I have a generic with some filenames (LIST1) and another biggeneric with a full list of names (LIST2).
I need to match names from LIST1 to similar ones in LIST2. For example
LIST1
- **MAIZE_SLIP_QUANTITY_3_9.1.aif**
LIST 2
1- TUTORIAL_FAILURE_CLINCH_4.1.aif
2- **MAIZE_SLIP_QUANTITY_3_5.1.aif**
3- **MAIZE_SLIP_QUANTITY_3_9.2.aif**
4- TUTORIAL_FAILURE_CLINCH_5.1.aif
5- TUTORIAL_FAILURE_CLINCH_6.1.aif
6- TUTORIAL_FAILURE_CLINCH_7.1.aif
7- TUTORIAL_FAILURE_CLINCH_8.1.aif
8- TUTORIAL_FAILURE_CLINCH_9.1.aif
9- TUTORIAL_FAILURE_PUSH_4.1.aif
I’ve read about Levenshtein distance and used an implementation of it in a Framework (SignumFramework Utilities).

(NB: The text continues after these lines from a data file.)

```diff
@@ -337,9 +405,15 @@
         if (tid < BINS) {
 #pragma unroll
             for (int k = 0; k < WAVES; ++k) { const uint32_t t = wcnt[k][tid]; wcnt[k][tid] = cnt; cnt += t; }
-            __hip_atomic_store(status + (size_t)tile * BINS + tid, os_tword(epoch, cnt), __ATOMIC_RELAXED, __HIP_MEMORY_SCOPE_AGENT);
-            if (sup + 1u < nsuper) garr = __hip_atomic_fetch_add(acc + (size_t)grp * BINS + tid, (1u << 24) | cnt, __ATOMIC_RELAXED, __HIP_MEMORY_SCOPE_AGENT);
-            else if (grp + 1u < ngroups) (void)__hip_atomic_fetch_add(acc + (size_t)grp * BINS + tid, (1u << 24) | cnt, __ATOMIC_RELAXED, __HIP_MEMORY_SCOPE_AGENT);
+            __hip_atomic_store(status + (size_t)tile * BINS + tid, os_tword(ep, cnt), __ATOMIC_RELAXED, __HIP_MEMORY_SCOPE_AGENT);
+            if (sup + 1u < nsuper) garr = __hip_atomic_fetch_add(acc_cur + (size_t)grp * BINS + tid, (1u << 24) | cnt, __ATOMIC_RELAXED, __HIP_MEMORY_SCOPE_AGENT);
+            else if (grp + 1u < ngroups) (void)__hip_atomic_fetch_add(acc_cur + (size_t)grp * BINS + tid, (1u << 24) | cnt, __ATOMIC_RELAXED, __HIP_MEMORY_SCOPE_AGENT);
+        }
+        if (ONE && cur_j + 1 < total) {
+            uint32_t* const z = (cur_j & 1) ? acc : acc_mid;
+            const uint32_t zg = ngroups * BINS, zw = zg + nsuper * BINS, per = (zw + ntiles - 1u) / ntiles;
+            for (uint32_t q = tile * per + tid; q < min(zw, (tile + 1u) * per); q += THREADS)
+                __hip_atomic_store(z + (q < zg ? (size_t)q : (size_t)acc_groups * BINS + (q - zg)), 0u, __ATOMIC_RELAXED, __HIP_MEMORY_SCOPE_AGENT);
         }
         OS_STAMP(2);
         const uint32_t lo_ = digit_excl_scan<THREADS, (int)BINS>(cnt, s_tmp, tid);
@@ -357,8 +431,8 @@
         OS_STAMP(3);
         if (tid < BINS) {
             if (sup + 1u < nsuper && (garr >> 24) == OS_GROUP - 1u)
-                (void)__hip_atomic_fetch_add(acc + (size_t)(acc_groups + sup) * BINS + tid, (1u << 24) | ((garr & 0xFFFFFFu) + cnt), __ATOMIC_RELAXED, __HIP_MEMORY_SCOPE_AGENT);
-            const uint32_t prefix = os_lookback<(int)BINS>(status, acc, acc_groups, tile, tid, epoch, err);
+                (void)__hip_atomic_fetch_add(acc_cur + (size_t)(acc_groups + sup) * BINS + tid, (1u << 24) | ((garr & 0xFFFFFFu) + cnt), __ATOMIC_RELAXED, __HIP_MEMORY_SCOPE_AGENT);
+            const uint32_t prefix = os_lookback<(int)BINS>(status, acc_cur, acc_groups, tile, tid, ep, err);
             gpos[tid] = digit_base + prefix;
         }
         __syncthreads();
@@ -377,15 +451,66 @@
             }
         }
         OS_STAMP(5);
-        if (gridDim.x >= ntiles) return;
-        uint32_t next = 0;
-        if (tid == 0) next = atomicAdd(ticket, 1u);
-        __syncthreads();
-        if (tid == 0) s_tile = next;
-        for (uint32_t q = tid; q < WAVES * BINS; q += THREADS) (&wcnt[0][0])[q] = 0u;
-        __syncthreads();
-        tile = s_tile;
-        if (tile >= ntiles) return;
+        if (!ONE) {
+            if (gridDim.x >= ntiles) return;
+            uint32_t next = 0;
+            if (tid == 0) next = atomicAdd(ticket, 1u);
+            __syncthreads();
+            if (tid == 0) s_tile = next;
+            for (uint32_t q = tid; q < WAVES * BINS; q += THREADS) (&wcnt[0][0])[q] = 0u;
+            __syncthreads();
+            tile = s_tile;
+            if (tile >= ntiles) return;
+        } else {
+            const bool boundary = cur_j + 1 < total;
+            const bool early = gridDim.x >= ntiles;
+            uint32_t next = 0;
+            if (early && tid == 0) next = atomicAdd(ticket, 1u);
+            if (boundary) asm volatile("s_waitcnt vmcnt(0)" ::: "memory");
+            __syncthreads();
+            if (tid == 0) {
+                if (boundary) {
+                    __builtin_amdgcn_fence(__ATOMIC_RELEASE, "agent");
+                    asm volatile("s_waitcnt vmcnt(0)" ::: "memory");
+                    (void)__hip_atomic_fetch_add(done + cur_j, 1u, __ATOMIC_RELAXED, __HIP_MEMORY_SCOPE_AGENT);
+                }
+                if (!early) next = atomicAdd(ticket, 1u);
+                const int nj = next < nitems ? (int)(next / ntiles) : cur_j;
+                if (nj != cur_j) {
+                    uint32_t spins = 0;
+                    while (__hip_atomic_load(done + (nj - 1), __ATOMIC_RELAXED, __HIP_MEMORY_SCOPE_AGENT) < ntiles) {
+                        __builtin_amdgcn_s_sleep(8);
+                        if (++spins > (1u << 20)) { __hip_atomic_store(err, 1u, __ATOMIC_RELAXED, __HIP_MEMORY_SCOPE_SYSTEM); next = OS_ABANDON; break; }
+                    }
+                    __builtin_amdgcn_fence(__ATOMIC_ACQUIRE, "agent");
+                    asm volatile("s_waitcnt vmcnt(0)" ::: "memory");
+                }
+                s_tile = next;
+            }
+            for (uint32_t q = tid; q < WAVES * BINS; q += THREADS) (&wcnt[0][0])[q] = 0u;
+            __syncthreads();
+            item = s_tile;
+            if (item >= nitems) return;
+            const int nj = (int)(item / ntiles);
+            tile = item - (uint32_t)nj * ntiles;
+            if (nj != cur_j) {
+                cur_j = nj;
+                const uint32_t xm = os_executed_mask(~s_dead, passes);
+                const int p = os_nth_executed(xm, cur_j);
+                (void)os_schedule(~s_dead, passes, p, src, dst, executed, total);
+                shift = RB * p;
+                tot = p == 0 ? totq[0] : p == 1 ? totq[1] : p == 2 ? totq[2] : totq[3];
+                first = true;
+                ep = epoch + (uint32_t)cur_j;
+                acc_cur = (cur_j & 1) ? acc_mid : acc;
+                make_identity = false;
+                keys_in = bufs.k[src]; vals_in = bufs.v[src];
+                keys_out = bufs.k[dst]; vals_out = bufs.v[dst];
+#ifdef GS4D_TUNING
+                stamps = nullptr;
+#endif
+            }
+        }
     }
 }
 
@@ -443,7 +568,7 @@
     }
     const size_t tiles = (s.cap + 1023) / 1024;
     const size_t groups = tiles / OS_GROUP + 2, supers = groups / OS_SUPER + 2;
-    const size_t words = 2 * OS_SLOT_WORDS + (tiles + 2 + 2 * 2 * (groups + supers)) * OS_MAX_BINS;
+    const size_t words = 2 * OS_SLOT_WORDS + (tiles + 2 + 4 * (groups + supers)) * OS_MAX_BINS;
     if (s.hist_cap < words) {
         uint32_t* nh = nullptr;
         if ((e = hipMalloc(&nh, words * 4)) != hipSuccess) return e;
@@ -477,24 +602,28 @@
     return s.hist + (s.flip ? OS_SLOT_WORDS : 0);
 }
 
+template <class K>
+static uint32_t os_resident(SortScratch& s, K kernel, int threads) {
+    const void* const fn = reinterpret_cast<const void*>(kernel);
+    SortScratch::Resident* slot = nullptr;
+    for (auto& r : s.resident) { if (r.fn == fn) return r.groups; if (!r.fn && !slot) slot = &r; }
+    int per_cu = 0, dev = 0, cus = 0;
+    if (hipOccupancyMaxActiveBlocksPerMultiprocessor(&per_cu, kernel, threads, 0) != hipSuccess || per_cu < 1) per_cu = 1;
+    if (hipGetDevice(&dev) != hipSuccess || hipDeviceGetAttribute(&cus, hipDeviceAttributeMultiprocessorCount, dev) != hipSuccess || cus < 1) cus = 256;
+    const uint32_t resident = (uint32_t)per_cu * (uint32_t)cus;
+    if (slot) { slot->fn = fn; slot->groups = resident; }
+    return resident;
+}
+
 template <int THREADS, int ITEMS, bool ATOMIC_RANK, int RB>
 static hipError_t onesweep(hipStream_t st, SortScratch& s, uint32_t* keys, uint32_t* vals, size_t n, const uint32_t* n_dev, int passes, bool have_hist, bool identity_vals) {
     const uint32_t tile_keys = THREADS * ITEMS;
     const uint32_t tiles = (uint32_t)((n + tile_keys - 1) / tile_keys);
     uint32_t resident = 0;
-    {
-        const void* const fn = reinterpret_cast<const void*>(&k_os_pass<THREADS, ITEMS, ATOMIC_RANK, RB>);
-        SortScratch::Resident* slot = nullptr;
-        for (auto& r : s.resident) { if (r.fn == fn) { resident = r.groups; break; } if (!r.fn && !slot) slot = &r; }
-        if (!resident) {
-            int per_cu = 0, dev = 0, cus = 0;
-            if (hipOccupancyMaxActiveBlocksPerMultiprocessor(&per_cu, k_os_pass<THREADS, ITEMS, ATOMIC_RANK, RB>, THREADS, 0) != hipSuccess || per_cu < 1) per_cu = 1;
-            if (hipGetDevice(&dev) != hipSuccess || hipDeviceGetAttribute(&cus, hipDeviceAttributeMultiprocessorCount, dev) != hipSuccess || cus < 1) cus = 256;
-            resident = (uint32_t)per_cu * (uint32_t)cus;
-            if (slot) { slot->fn = fn; slot->groups = resident; }
-        }
-    }
-    const uint32_t grid = std::min(tiles, resident);
+    const bool one = s.one_launch_knob == 1;
+    if (one) resident = os_resident(s, &k_os_pass<THREADS, ITEMS, ATOMIC_RANK, RB, true>, THREADS);
+    if (!one) resident = os_resident(s, &k_os_pass<THREADS, ITEMS, ATOMIC_RANK, RB, false>, THREADS);
+    const uint32_t grid = std::min(std::min(tiles, resident), s.grid_knob > 0 ? (uint32_t)s.grid_knob : 0xFFFFFFFFu);
     uint32_t* ghist = s.hist + (s.flip ? OS_SLOT_WORDS : 0);
     uint32_t* ghist_other = s.hist + (s.flip ? 0 : OS_SLOT_WORDS);
     hipError_t e;
@@ -523,15 +652,32 @@
     b.k[0] = keys; b.v[0] = vals;
     b.k[1] = s.keys2; b.v[1] = s.vals2;
     b.k[2] = s.keys2 + s.cap; b.v[2] = s.vals2 + s.cap;
-    for (int p = 0; p < passes; ++p) {
+    uint32_t* const errw = s.err ? s.err : s.totals;
+    if (one) {
+        if (((s.epoch + 1u) & 0x3FFFFu) == 0u || ((s.epoch + 1u) & 0x3FFFFu) + (uint32_t)passes - 1u > 0x3FFFFu) {
+            if ((e = hipMemsetAsync(status, 0, (s.hist_cap - 2 * OS_SLOT_WORDS) * 4, st)) != hipSuccess) return e;
+            s.epoch |= 0x3FFFFu;
+            ++s.epoch;
+        }
+        const uint32_t epoch0 = s.epoch + 1u;
+        s.epoch += (uint32_t)passes;
+        k_os_pass<THREADS, ITEMS, ATOMIC_RANK, RB, true><<<dim3(grid), dim3(THREADS), 0, st>>>(b, (uint32_t)n, n_dev, stamp_pass, passes, ghist, ghist_other, status, acc_base + (s.acc_flip ? acc_words : 0), acc_base + (s.acc_flip ? 0 : acc_words), (uint32_t)cap_groups, (uint32_t)acc_words,
+                                                                         epoch0 & 0x3FFFFFFFu,
+                                                                         errw, s.totals + 64 + (s.acc_flip ? 1 : 0), s.totals + 64 + (s.acc_flip ? 0 : 1), bias, identity_vals ? 1 : 0, stampf ? stamps : nullptr,
+                                                                         acc_base + 2 * acc_words, s.totals + 72 + (s.done_flip ? OS_MAX_PASSES : 0), s.totals + 72 + (s.done_flip ? 0 : OS_MAX_PASSES));
+        s.acc_flip ^= 1;
+        s.done_flip ^= 1;
+    }
+    for (int p = 0; p < passes && !one; ++p) {
         ++s.epoch;
         if ((s.epoch & 0x3FFFFu) == 0u) {
             if ((e = hipMemsetAsync(status, 0, (s.hist_cap - 2 * OS_SLOT_WORDS) * 4, st)) != hipSuccess) return e;
             ++s.epoch;
         }
-        k_os_pass<THREADS, ITEMS, ATOMIC_RANK, RB><<<dim3(grid), dim3(THREADS), 0, st>>>(b, (uint32_t)n, n_dev, p, passes, ghist, ghist_other, status, acc_base + (s.acc_flip ? acc_words : 0), acc_base + (s.acc_flip ? 0 : acc_words), (uint32_t)cap_groups, (uint32_t)acc_words,
+        k_os_pass<THREADS, ITEMS, ATOMIC_RANK, RB, false><<<dim3(grid), dim3(THREADS), 0, st>>>(b, (uint32_t)n, n_dev, p, passes, ghist, ghist_other, status, acc_base + (s.acc_flip ? acc_words : 0), acc_base + (s.acc_flip ? 0 : acc_words), (uint32_t)cap_groups, (uint32_t)acc_words,
                                                                          s.epoch & 0x3FFFFFFFu,
-                                                                         s.err ? s.err : s.totals, s.totals + 64 + (s.acc_flip ? 1 : 0), s.totals + 64 + (s.acc_flip ? 0 : 1), bias, identity_vals ? 1 : 0, (stampf && p == stamp_pass) ? stamps : nullptr);
+                                                                         errw, s.totals + 64 + (s.acc_flip ? 1 : 0), s.totals + 64 + (s.acc_flip ? 0 : 1), bias, identity_vals ? 1 : 0, (stampf && p == stamp_pass) ? stamps : nullptr,
+                                                                         nullptr, nullptr, nullptr);
         s.acc_flip ^= 1;
     }
     if (stampf && stamps) {
```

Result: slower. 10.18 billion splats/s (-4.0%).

It returns me distance=1 in lines 2 and 3. But in my case line 3 is a better match than line 2.
Is there another method better to compare similar strings? Something more flexible?
When comparing as strings, “9.2” is not a better match than “5.1” for “9.1”. If you want the version numbers to be evaluated numerically, you have to parse the strings so that you can compare the string parts and the numerical parts separately.